TASK TO CARRY OUT: Copy out every line of the records in which "wide" can be found.

PROVIDED INFORMATION:
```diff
diff --git a/beer_amd/inference/batch.py b/beer_amd/inference/batch.py
--- a/beer_amd/inference/batch.py
+++ b/beer_amd/inference/batch.py
@@ -153,15 +153,20 @@
                 dist.expected_sufficient_statistics()
                 dist.log_norm()
                 dist.natural_parameters()
-    side_streams = _local.__dict__.setdefault('side_streams', {})
-    side = side_streams.get(device)
-    if side is None:
-        side = side_streams[device] = torch.cuda.Stream(device)
+    side = _side_stream(device)
     side.wait_stream(main)
     with torch.cuda.stream(side):
         kl = torch.as_tensor(model.kl_div_posterior_prior())
         done = side.record_event()
     return kl, done
+
+
+def _side_stream(device):
+    side_streams = _local.__dict__.setdefault('side_streams', {})
+    side = side_streams.get(device)
+    if side is None:
+        side = side_streams[device] = torch.cuda.Stream(device)
+    return side
 
 
 def _finish(model, value_terms, kl, nutt, acc, datasize, total_frames):
@@ -182,7 +187,13 @@
     lw = model._log_weights().view(1, K)
     Q = FrameStats(X[:1], cov).shape[1]
     acc = torch.zeros(K, Q, dtype=torch.float64, device=dev)
-    utt_llh = torch.zeros(len(lengths), dtype=torch.float64, device=dev)
+    main = side = None
+    if _KL_BESIDE and labels is None and dev.type == 'cuda' and not _capturing():
+        main, side = torch.cuda.current_stream(dev), _side_stream(dev)
+        side.wait_stream(main)
+    held = []
+    with torch.cuda.stream(side):
+        utt_llh = torch.zeros(len(lengths), dtype=torch.float64, device=dev)
 
     def offsets_and_scales():
         off = torch.zeros(len(lengths) + 1, dtype=torch.int64)
@@ -205,7 +216,8 @@
         stats = FrameStats(X[f0:f1], cov)
         lab = None if lab_dev is None else lab_dev[f0:f1]
         wide = kernels.wide_mixture_split(stats, K, cov) if lab is None else None
-        seg = off_dev[run[0]:run[-1] + 2] - f0
+        seg = statics.entry(skey, ('seg', run[0], run[-1]),
+                            lambda: off_dev[run[0]:run[-1] + 2] - f0)
         if lab is not None and model.nested:
             set_norm, resps = kernels.mixtureset_estep(stats, exp_T, lw_sets, M, K // M, cov)
             onehot = torch.zeros_like(set_norm).scatter_(1, lab.view(-1, 1), 1.)
@@ -220,10 +232,18 @@
             log_norm, resps = kernels.wide_mixture_estep(stats, exp_T, lw, K, cov, wide)
         else:
             log_norm, resps = kernels.mixtureset_estep(stats, exp_T, lw, 1, K, cov, labels=lab)
-        hk.segment_sum(log_norm.view(-1), seg, len(run), out=utt_llh[run[0]:run[-1] + 1])
+        if side is not None:
+            side.wait_event(main.record_event())
+            held.append(log_norm)
+        with torch.cuda.stream(side):
+            hk.segment_sum(log_norm.view(-1), seg, len(run), out=utt_llh[run[0]:run[-1] + 1])
         kernels.normal_accumulate(stats, resps, None, K, 1, cov, acc=acc)
         done.record()
-    value_terms = (scales * utt_llh).sum()
+    with torch.cuda.stream(side):
+        value_terms = (scales * utt_llh).sum()
+    if side is not None:
+        main.wait_event(side.record_event())
+    del held
     out = {**model._weights_accumulate(acc), ns.means_precisions: _like(ns.means_precisions, acc)}
     return value_terms, out
 
diff --git a/beer_amd/inference/captured.py b/beer_amd/inference/captured.py
--- a/beer_amd/inference/captured.py
+++ b/beer_amd/inference/captured.py
@@ -14,6 +14,24 @@
     for p in params:
         p.posterior.__dict__['_memo'] = {}
         p.__dict__.pop('_kl_memo', None)
+
+
+_KEPT = ('nat', 'exp', 'lnorm', 'logw')
+
+
+def _valid_memo(post, keys):
+    tensors = post._tensors()
+    sig = tuple(t._version for t in tensors)
+    return {key: hit for key, hit in post.__dict__.get('_memo', {}).items()
+            if key in keys and len(hit[0]) == len(tensors) and hit[1] == sig and
+            all(a is b for a, b in zip(hit[0], tensors)) and
+            isinstance(hit[2], torch.Tensor) and hit[2].is_cuda}
+
+
+def _rekey(post, kept):
+    tensors = post._tensors()
+    sig = tuple(t._version for t in tensors)
+    post.__dict__['_memo'] = {key: (tensors, sig, hit[2]) for key, hit in kept.items()}
 
 
 class CapturedIteration:
@@ -108,11 +126,12 @@
         optim.update_count += 1
         every = [p for group in optim.groups for p in group]
         _drop_memos(every)
-        for p, st in zip(members, entry['stats']):
+        for p, st, kept in zip(members, entry['stats'], entry['kept']):
             p.stats = st
+            _rekey(p.posterior, kept)
         return entry['value']
 
-    def _capture(self, turn, members):
+    def _capture(self, turn, members, keys=_KEPT):
         optim = self.optim
         every = [p for group in optim.groups for p in group]
         if not all(VBConjugateOptimizer._capturable(group) for group in optim.groups) or \
@@ -122,7 +141,11 @@
         homes = [p.posterior.params for p in members]
         home_tensors = [tuple(p.posterior._tensors()) for p in members]
         count, use_graph = optim.update_count, optim.graph
+        kepts = [_valid_memo(p.posterior, keys) for p in members]
         _drop_memos(every)
+        for p, kept in zip(members, kepts):
+            _rekey(p.posterior, kept)
+        produced = None
         torch.cuda.synchronize()
         graph = torch.cuda.CUDAGraph()
         try:
@@ -132,6 +155,14 @@
                 value = elbo.value
                 dsts = [dst for old in home_tensors for dst in old]
                 srcs = [src for p in members for src in p.posterior._tensors()]
+                news = [_valid_memo(p.posterior, keys) for p in members]
+                produced = [key for key in keys if all(
+                    key not in kept or (key in new and new[key][2].shape == kept[key][2].shape and
+                                        new[key][2].dtype == kept[key][2].dtype)
+                    for kept, new in zip(kepts, news))]
+                if len(produced) == len(keys):
+                    dsts += [kept[key][2] for kept in kepts for key in kept]
+                    srcs += [new[key][2] for kept, new in zip(kepts, news) for key in kept]
                 torch._foreach_copy_(dsts, srcs)
         except RuntimeError as err:
             refused = not isinstance(err, _hip.HipError) or isinstance(err, _hip.HipInvalid) \
@@ -147,7 +178,12 @@
             for p, params in zip(members, homes):
                 p.posterior.params = params
             _drop_memos(every)
+            for p, kept in zip(members, kepts):
+                _rekey(p.posterior, kept)
+        if len(produced) < len(keys):
+            del graph
+            return self._capture(turn, members, tuple(produced))
         entry = {'graph': graph, 'value': value, 'stats': [p.stats for p in members],
-                 'signature': self._signature()}
+                 'kept': kepts, 'signature': self._signature()}
         self._entries[turn] = entry
         return entry
diff --git a/beer_amd/inference/objectives.py b/beer_amd/inference/objectives.py
--- a/beer_amd/inference/objectives.py
+++ b/beer_amd/inference/objectives.py
@@ -54,9 +54,13 @@
         scale = self._datasize / self._minibatchsize
         for parameter in self._model_parameters:
             try:
-                parameter.store_stats(scale * self._acc_stats[parameter])
+                acc = self._acc_stats[parameter]
             except KeyError:
-                pass
+                continue
+            if hasattr(parameter, 'natural_grad_update') and not isinstance(scale, torch.Tensor):
+                parameter.store_stats(acc, scale)
+            else:
+                parameter.store_stats(scale * acc)
 
     def sync(self, model):
         self._model_parameters = set(model.bayesian_parameters())
diff --git a/beer_amd/inference/optimizers.py b/beer_amd/inference/optimizers.py
--- a/beer_amd/inference/optimizers.py
+++ b/beer_amd/inference/optimizers.py
@@ -95,7 +95,9 @@
                 with torch.cuda.graph(graph, capture_error_mode='thread_local'):
                     for p, st, eta in zip(members, statics, etas):
                         p.stats = st
-                        eta.copy_(p.natural_grad_update(self.lrate, eta_q=eta))
+                        new = p.natural_grad_update(self.lrate, eta_q=eta, in_place=True)
+                        if new is not eta:
+                            eta.copy_(new)
             except RuntimeError as err:
                 refused = not isinstance(err, _hip.HipError) or isinstance(err, _hip.HipInvalid) \
                     or 900 <= -(err.rc or 0) <= 908
diff --git a/beer_amd/models/parameters.py b/beer_amd/models/parameters.py
--- a/beer_amd/models/parameters.py
+++ b/beer_amd/models/parameters.py
@@ -122,13 +122,28 @@
     def zero_stats(self):
         self.stats.zero_()
 
-    def store_stats(self, acc_stats):
+    def store_stats(self, acc_stats, scale=None):
+        stats = self.stats
+        if scale is not None and \
+                isinstance(acc_stats, torch.Tensor) and acc_stats.is_cuda and stats.is_cuda and \
+                not acc_stats.requires_grad and acc_stats.device == stats.device and \
+                acc_stats.shape == stats.shape and stats.is_contiguous() and \
+                stats.dtype in (torch.float32, torch.float64) and \
+                acc_stats.dtype in (stats.dtype, torch.float64) and \
+                acc_stats.untyped_storage().data_ptr() != stats.untyped_storage().data_ptr():
+            src = acc_stats.contiguous()
+            _hip.call('beer_stats_natural_step', _hip.dtype_code(stats.dtype),
+                      _hip.dtype_code(src.dtype), src.numel(), _hip.ptr(src), float(scale), None,
+                      None, 0., _hip.ptr(stats), None)
+            return
+        if scale is not None:
+            acc_stats = scale * acc_stats
         self.stats = acc_stats.clone().detach() if acc_stats.requires_grad else acc_stats
 
     def natural_form(self):
         return self.posterior.expected_sufficient_statistics()
 
-    def natural_grad_update(self, lrate, eta_q=None):
+    def natural_grad_update(self, lrate, eta_q=None, in_place=False):
         self.dispatch(before_update=True)
         eta_p = self.prior.natural_parameters()
         if eta_q is None:
@@ -139,7 +154,7 @@
         if ds.shape != dq.shape:
             raise ValueError(f'statistics {tuple(ds.shape)} do not match the natural '
                              f'parameters {tuple(dq.shape)}')
-        new = torch.empty_like(dq)
+        new = dq if in_place and dq is eta_q else torch.empty_like(dq)
         _hip.call('beer_natural_grad_step', _hip.dtype_code(dtype), dq.numel(),
                   _hip.ptr(dp), _hip.ptr(dq), _hip.ptr(ds), float(lrate), _hip.ptr(new))
         self.posterior.update_from_natural_parameters(new.to(home))
diff --git a/include/beer_hip.h b/include/beer_hip.h
--- a/include/beer_hip.h
+++ b/include/beer_hip.h
@@ -115,6 +115,14 @@
 int beer_natural_grad_step(int dtype, int64_t n, const void* eta_prior,
                            const void* eta_post, const void* stats,
                            double lrate, void* out, void* stream);
+
+int beer_stats_natural_step(int dtype, int acc_dtype, int64_t n, const void* acc,
+                            double scale, const void* eta_prior, const void* eta_post,
+                            double lrate, void* stats, void* eta_out, void* stream);
+
+int beer_dirichlet_update(int dtype, int S, int G, const void* eta, void* conc,
+                          void* exp_stats, void* log_weights, void* log_norm,
+                          void* stream);
 
 int beer_suffstats_expand(int dtype, int cov, int64_t T, int D, const void* X,
                           void* out, void* stream);
```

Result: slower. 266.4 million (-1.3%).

YOUR SOLUTION:
         wide = kernels.wide_mixture_split(stats, K, cov) if lab is None else None
             log_norm, resps = kernels.wide_mixture_estep(stats, exp_T, lw, K, cov, wide)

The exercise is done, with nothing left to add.